Two highlights of the morning was getting to meet Bob and chat a while and finally getting to meet Scott "flatheadmaniac" . Scott was great, very nice and extremely informative with all of my questions. He and I had some runs in on the boardfs in times past but I had never meet him face to face. I wouldn't mind fishing with him anytime.

I didn't see any fish caught while I was there but understand that quite a few were caught during Friday night.
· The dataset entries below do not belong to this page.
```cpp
__device__ inline f32x16s camera_pack(const float (&Ia)[6], const float (&Ib)[6]) {
    return f32x16s{Ia[0], Ia[1], Ia[2], Ia[3], Ib[0], Ib[1], Ib[2], Ib[3], Ia[4], Ia[5], Ib[4], Ib[5], 0.f, 0.f, 0.f, 0.f};
}
__device__ inline void camera_unpack(const f32x16s& v, float (&Ia)[6], float (&Ib)[6]) {
    Ia[0] = v[0]; Ia[1] = v[1]; Ia[2] = v[2]; Ia[3] = v[3]; Ib[0] = v[4]; Ib[1] = v[5]; Ib[2] = v[6]; Ib[3] = v[7];
    Ia[4] = v[8]; Ia[5] = v[9]; Ib[4] = v[10]; Ib[5] = v[11];
}
__device__ inline void camera_rotate(f32x16s& v) {
    v = f32x16s{v[4], v[5], v[6], v[7], v[8], v[9], v[10], v[11], v[0], v[1], v[2], v[3], 0.f, 0.f, 0.f, 0.f};
}

template <bool PHOTON_ONLY = false>
__device__ inline void camera_sh6_lane(f32x16s& pxv, bool ok, uint32_t px0, int cam, uint32_t e, const DetectorCfg& det,
                                       const uint32_t* __restrict__ tab, float lmax) {
    auto pix_of = [&](int p) {
        const int t = p >> 2, s4 = p & 3;
        return px0 + (uint32_t)((t < 2 ? s4 : 4 + (s4 & 1)) * cam + ((t == 1 || (t == 2 && s4 >= 2)) ? 3 : 0));
// ... 63 lines not shown
                                                      : poisson_ptrs(det.dark_e, word_of(o, sl4), word_of(o2, sl4), pix_of(4 * t + sl4) | 0x80000000u, e, det);
            }
            if (has_read) {
                uint32_t o[4];
                quad_bits(qid, e, det, kDrawReadout, o);
                quad_normals(o, nrm);
            }
#pragma unroll
            for (int sl4 = 0; sl4 < 4; ++sl4) pxv[sl4] = detector_finish(pxv[sl4], det, dark[sl4], nrm[sl4]);
            camera_rotate(pxv);
        }
    }
}

typedef __attribute__((address_space(1))) const void* ao_gptr_t;
typedef __attribute__((address_space(3))) void* ao_lptr_t;
__device__ inline void alias_table_to_lds(const uint32_t* __restrict__ tab, int words, uint32_t* lds, int wave, int n_waves, int lane) {
    for (int i0 = wave * 256; i0 < words; i0 += n_waves * 256) {
        const int i = i0 + 4 * lane;
        if (i < words) __builtin_amdgcn_global_load_lds((ao_gptr_t)(tab + i), (ao_lptr_t)(lds + i0), 16, 0, 0);
    }
}

}
```

rlao_amd/csrc/common.hpp:

```cpp
#pragma once
#include <hip/hip_runtime.h>
#include <stdint.h>
#include <stddef.h>

#include <string>
#include <vector>

#include "aoenv.h"

namespace ao {

constexpr int kWave = 64;
constexpr int kMaxLayer = 8;
constexpr int kMtN = 624;
constexpr int kMaxSplits = 16;
constexpr int kMaxModes = 512;

int fail(const char* fmt, ...);
#define AO_HIP(call)                                                                          \
    do {                                                                                      \
        hipError_t e_ = (call);                                                               \
        if (e_ != hipSuccess)                                                                 \
            return ::ao::fail("%s:%d: %s -> %s", __FILE__, __LINE__, #call, hipGetErrorString(e_)); \
    } while (0)
// ... 283 lines not shown
    float* wfs_max;
    const float* fac_m;
    const float* fac_m2c_t;
    const short* slot_of;
    const float* amp_pupil;
    const float* gxa;
    const float* gya;
    size_t ga_env;
    DetectorCfg det;
    PoissonAlias pa;
    const float* ring_x[kMaxLayer];
    int ring_splits[kMaxLayer];
    const int* outer_idx;
    int n_outer;
    float* next_zx[kMaxLayer];
    int next_sx[kMaxLayer], next_sy[kMaxLayer];
    const int* inner_idx;
    int n_inner, zx_ld;
    int n_modes, n_subap, n_valid, n_env;
    LayerTaps taps2[kMaxLayer];
};
int step_fused_supported(int R, int n_subap, int n_valid, int n_act, int n_modes);
int step_alias_capacity(int n_act);
int launch_env_step(const StepArgs& a, const StarEnv<float>& star, hipStream_t st);
bool env_step_pairable(const StepArgs& a, const StarEnv<float>& star);
int launch_env_step_pair(const StepArgs& a, hipStream_t st);

template <typename T>
struct RolloutActionArgs {
    const T* obs;
    T* action;
    const T* fr;
    const T* fl_t;
    const int* act_slot;
    const T* sigma_env;
    T gain, sigma;
    int n_act, n_valid_act, n_filter;
    uint32_t seed_lo, seed_hi, counter, env_offset;
};
constexpr size_t kRolloutLdsMax = 160 * 1024;
size_t rollout_action_lds(int n_valid_act, int n_filter, size_t esz);
template <typename T>
int launch_rollout_action(const RolloutActionArgs<T>& a, int n_env, hipStream_t st);

template <typename T>
struct DisturbArgs {
    const T* coefs;
    T* seen;
    const T* modes_t;
// ... 141 lines not shown
```

rlao_amd/csrc/env.hip:

```cpp
#include <algorithm>
#include <cmath>
#include <cstdarg>
#include <cstdio>
#include <cstring>
#include <initializer_list>
#include <new>
#include <utility>

#include "common.hpp"
#include "delay.hpp"
#include "dev_block.hpp"
#include "dm_tables.hpp"
#include "detector.hpp"
#include "disturb.hpp"
#include "modal.hpp"
#include "policy.hpp"
#include "sh_device.hpp"
#include "science.hpp"
#include "star_env.hpp"
#include "wavefront.hpp"

namespace ao {

static thread_local std::string g_err;
// ... 216 lines not shown
    bool act_slot_dirty = true;
    void* rollout_scratch = nullptr;
    uint32_t explore_counter = 0;
    uint64_t explore_seed = 0;
    bool explore_seeded = false;
    struct Policy {
        bool set = false, mfma = false;
        Block mem;
        int H = 0, F = 0, Kp = 0;
        double slope = 0, clamp_abs = 0, b3 = 0;
        void *w1 = nullptr, *b1 = nullptr, *w2 = nullptr, *b2 = nullptr, *w3 = nullptr, *wt1 = nullptr, *wt2 = nullptr;
        void *proj_fr = nullptr, *proj_fl_t = nullptr, *hid1 = nullptr, *hid2 = nullptr;
    } policy;
    std::vector<Block> allocs;
    bool use_fast_wfs = true;
    bool use_mfma = true;
    bool use_fast_trig = true;
    bool use_fused_tail = true;
    bool use_fused_step = true;
    bool store_opd_atm = false;
    bool atm_user_defined = false;
    int force_path = 0;
    bool use_step_pairs = true;
    struct StepPair { bool on = false; double buff2[kMaxLayer][2] = {}; } pair;
    int64_t step_launches = 0, step_covered = 0;
    bool prof_on = false;
    struct ProfEv { int stage; hipEvent_t a, b; int n; };
    std::vector<ProfEv> prof_ev;

    template <typename T> T* as(void* p_) const { return static_cast<T*>(p_); }
    void* screen_ptr(int l) const { return static_cast<char*>(screen) + layer[l].scr_off * esz; }
    void* minmax_ptr(int l) const { return static_cast<char*>(minmax) + (size_t)l * E * 2 * esz; }
    void* xbuf_ptr(int l) const { return static_cast<char*>(xbuf) + (size_t)l * kMaxSplits * E * noutmax * esz; }
    void* zx_pipe_ptr(int buf, int l) const { return static_cast<char*>(zx_pipe) + ((size_t)buf * L + l) * E * Kmax * esz; }
};

namespace {

int dmalloc(AoEnv* env, void** p, size_t bytes, bool zero = true);
static int alloc_dm_rows(AoEnv* env) {
    if (env->esz == 4 && env->nAct <= 128) {
        if (!env->dm_rows)
            AO_TRY(dmalloc(env, (void**)&env->dm_rows, (size_t)env->E * (cdiv(env->R, 128) * 128) * 4 * env->ga_stride * sizeof(float)));
    } else if (!env->coefs_img) {
        AO_TRY(dmalloc(env, &env->coefs_img, (size_t)env->E * env->nAct * env->nAct * env->esz));
    }
// ... 601 lines not shown
    if (env->det.active) env->det.frame_counter += 1;
    a.det = env->det;
    a.pa = env->alias();
    take_rings(env, a);
    const Layer& y0 = env->layer[0];
    a.outer_idx = y0.outer_idx;
    a.n_outer = y0.nout;
    a.inner_idx = y0.inner_idx;
    a.n_inner = y0.nin;
    a.zx_ld = y0.K;
    a.n_modes = env->n_modes;
    a.n_subap = env->nSub;
    a.n_valid = env->nVal;
    a.n_env = env->E;
    const bool pair = env->pair.on;
    if (pair) {
        for (int l = 0; l < env->L; ++l) {
            a.taps2[l] = a.k.pa.taps[l];
            taps_from_buff(env->pair.buff2[l], a.taps2[l]);
        }
    }
    {
        AO_PROF_N(env, ENV_STEP, st, pair ? 2 : 1);
        AO_TRY(pair ? launch_env_step_pair(a, st) : launch_env_step(a, env->star_env<float>(), st));
    }
    env->step_launches += 1;
    env->step_covered += pair ? 2 : 1;
    rings_written(env);
    if (pair) {
        for (int l = 0; l < env->L; ++l) {
            LayerClock& c = env->layer[l].clk;
            if (c.ratio[0] == 0 && c.ratio[1] == 0) continue;
            int bx, by;
            if (clock_rounds(c.ratio, 0, &bx, &by) > 0 || clock_subpixel(c.ratio, c.buff, &bx, &by))
                return fail("internal: a step covered by the launch before it crossed a pixel");
        }
        if (env->det.active) env->det.frame_counter += 1;
    }
    return 0;
}

bool step_pair_eligible(AoEnv* env) {
    if (!env->use_step_pairs || env->esz != 4 || !fused_step_ok<float>(env) || env->per_env_wind) return false;
    if (env->disturb.set || env->wf.recorded() || env->store_opd_atm) return false;
    StepArgs a{};
    a.sc = sh_const<float>(env);
    a.det = env->det;
// ... 2220 lines not shown
    if (env->per_env_wind) return fail("the shard runs per-env clocks (aoenv_set_wind_env): use aoenv_set_clock_env");
    for (int l = 0; l < env->L; ++l) {
        if (std::fabs(h_buff[2 * l]) >= 1 || std::fabs(h_buff[2 * l + 1]) >= 1) return fail("|buff| must be < 1");
        env->layer[l].clk.buff[0] = h_buff[2 * l]; env->layer[l].clk.buff[1] = h_buff[2 * l + 1];
    }
    return 0;
}

int aoenv_fused_step_active(AoEnv* env) {
    if (!env) return 0;
    return env->c.dtype == AOENV_F32 && fused_step_ok<float>(env) ? 1 : 0;
}

int aoenv_set_option(AoEnv* env, int option, int value) {
    AO_CHECK_ENV(env);
    switch (option) {
        case AOENV_OPT_FAST_WFS: env->use_fast_wfs = value != 0; return 0;
        case AOENV_OPT_MFMA_GEMM: env->use_mfma = value != 0; return 0;
        case AOENV_OPT_FAST_TRIG: env->use_fast_trig = value != 0; return 0;
        case AOENV_OPT_STORE_ATM_OPD: env->store_opd_atm = value != 0; return 0;
        case AOENV_OPT_FUSED_TAIL: env->use_fused_tail = value != 0; return 0;
        case AOENV_OPT_FUSED_STEP: env->use_fused_step = value != 0; return 0;
        case AOENV_OPT_STEP_PAIRS: env->use_step_pairs = value != 0; return 0;
        case AOENV_OPT_DEFER_RING: env->defer_ring = value != 0; return 0;
        case AOENV_OPT_FACTORED_RECON: env->use_factored_recon = value != 0; return 0;
        case AOENV_OPT_RING_LOOKAHEAD:
            if (!value)
                for (int l = 0; l < env->L; ++l) forget_lookahead(env->layer[l]);
            env->use_lookahead = value != 0;
            return 0;
        case AOENV_OPT_COEFS_IMAGE:
            if (value) AO_TRY(alloc_dm_rows(env));
            env->use_coefs_img = value != 0;
            return 0;
        case AOENV_OPT_ENV_WIND_PIXELS:
            if (value < 1 || value > 8) return fail("AOENV_OPT_ENV_WIND_PIXELS: %d outside [1, 8]", value);
            if (env->per_env_wind)
                for (int l = 0; l < env->L; ++l)
                    if (env->layer[l].env_rounds >= value)
                        return fail("AOENV_OPT_ENV_WIND_PIXELS: layer %d holds a per-env wind of %d px/frame or more, the ceiling cannot go to %d",
                                    l, env->layer[l].env_rounds, value);
            env->wind_pixels = value;
            return 0;
        case AOENV_OPT_FORCE_PATH:
            if (value & ~(AOENV_PATH_PHASE_DWORD | AOENV_PATH_GENERIC | AOENV_PATH_PYR_ROUND_ROBIN | AOENV_PATH_MODAL_GEMM | AOENV_PATH_SH_PLAIN |
                          AOENV_PATH_WF_GENERAL | AOENV_PATH_SCI_GENERAL))
// ... 1 lines not shown
            env->force_path = value;
            return 0;
        default: return fail("unknown option %d", option);
    }
}

int aoenv_profile(AoEnv* env, int enable) {
    AO_CHECK_ENV(env);
    for (auto& e : env->prof_ev) { (void)hipEventDestroy(e.a); (void)hipEventDestroy(e.b); }
    env->prof_ev.clear();
    env->prof_on = enable != 0;
    if (enable) env->step_launches = env->step_covered = 0;
    return 0;
}

int aoenv_step_counters(AoEnv* env, int64_t* h_out) {
    AO_CHECK_ENV(env);
    if (!h_out) return fail("null argument");
    h_out[0] = env->step_launches;
    h_out[1] = env->step_covered;
    return 0;
}

int aoenv_profile_read(AoEnv* env, double* h_ms, int32_t* h_count, void* stream) {
    AO_CHECK_ENV(env);
    if (!h_ms || !h_count) return fail("null argument");
    AO_HIP(hipStreamSynchronize(static_cast<hipStream_t>(stream)));
    for (int k = 0; k < AOENV_K_COUNT; ++k) { h_ms[k] = 0; h_count[k] = 0; }
    for (auto& e : env->prof_ev) {
        float ms = 0;
        AO_HIP(hipEventElapsedTime(&ms, e.a, e.b));
        h_ms[e.stage] += ms;
        h_count[e.stage] += e.n;
    }
    return 0;
}

int aoenv_test_normal(int device, uint32_t seed, int n, int n_calls, double* h_out) {
    if (n < 2 || n % 2 || n_calls < 1 || !h_out) return fail("aoenv_test_normal: bad arguments");
    DeviceGuard ao_device_guard(device);
    if (!ao_device_guard.ok) return fail("hipSetDevice(%d) failed", device);
    Block mem;
    AO_TRY(block_alloc(mem, {kMtN * 4, 4, (size_t)n * 8, 4}, false));
    uint32_t* st = static_cast<uint32_t*>(mem.part(0));
    int* pos = static_cast<int*>(mem.part(1));
    double* zx = static_cast<double*>(mem.part(2));
// ... 12 lines not shown
```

One shock, that almost did me in was returning to my hotel in Pt. Clinton last night after fishing with lewis, I walked into the lobby and who is standing there.....CATKING!!!!, in my hotel, CHECKING IN!!!!!!. Good to see you again Rick.

Kim


----------



## j_blocker1

back again from the lake, seemed as if everyone had fish on or had one too the bank through the day. It was nice to see everyone again. More and more fish were showing up towards dusk with more than a few being landed.

J


----------



## catking

DA KING !!! just returned from East Harbor. A very good turnout,and just talked to cwcarper at 10:30 this evening and the carp are hitting. 20 pounder a few over 18 I believe, and some smaller ones were caught when I left   . Anyways, GREAT FOOD, GREAT TIME !!! Saw all the old guys, met ShoreBoundOne and his wife. Very nive to finally meet you Mitch  I'll add more tomorrow, tired, but I will say this. What's the chances of driving 200 miles, and having Lundy show up while I was getting a room  I swear to god, these 'eye guys just keep trackin DA KING !!! to see if they can obtain a few more hints on fishin the big lake.......JEEZE US !!!!!!!!! I'm still stuffed by all the food we had. CATKING ( I got one 5 pound carp)


----------



## flathunter

Yes Kim Scott is a very nice guy!


----------



## catking

Just talked to cwcarper again this morning. The carp were really hitting last night. I think he said somebody caught around 15 or so  We all will get a full report probably tonight or tomorrow. First carp outing of the year was a HUGE success. Thanks to ALL involved in these special outings. There were a few guys from Illinois, Michigan, Pennslyvania and of course Ohio. Tpet cooked up a cajun dish with schrimp and crayfish, Mishio did some buffalo wings,carpless had some great beans, Richie from CAG brought some sasuages ,Trevor from Michigan grilled some Jalepeno peppers wrapped with bacon and stuffed with cheese   EVERYBODYS dish was super. Thanks again guysand gals.........CATKING !!!


----------



## PAYARA

just returned from the event,great fishing,loads of
action for everybody but myself   (had 2 small
ones last night)there was lOADS of fish caught,but nothing
too big,a few even 20's were the biggest so far when i left.anyway,was great seeing everybody again,was great to BS with everybody (which i did more of than fishing  ).and meeting new people.these outing are always fun.bring on West Branch


----------



## RiverRat

undefinedGreat turn out guys...Great to meet J blocker, Lundy & JimG for the first time.
Kim...lol...i told ya i was'nt a bad guy, guess ya had to find out in person...i would love to share a bank, boat or stream wading with you anytime buddy, just name the day.

Shawn..thanks for putting together such a great time..i ended up with 16 carp & 19lbs was my biggest of the event.

Scott


----------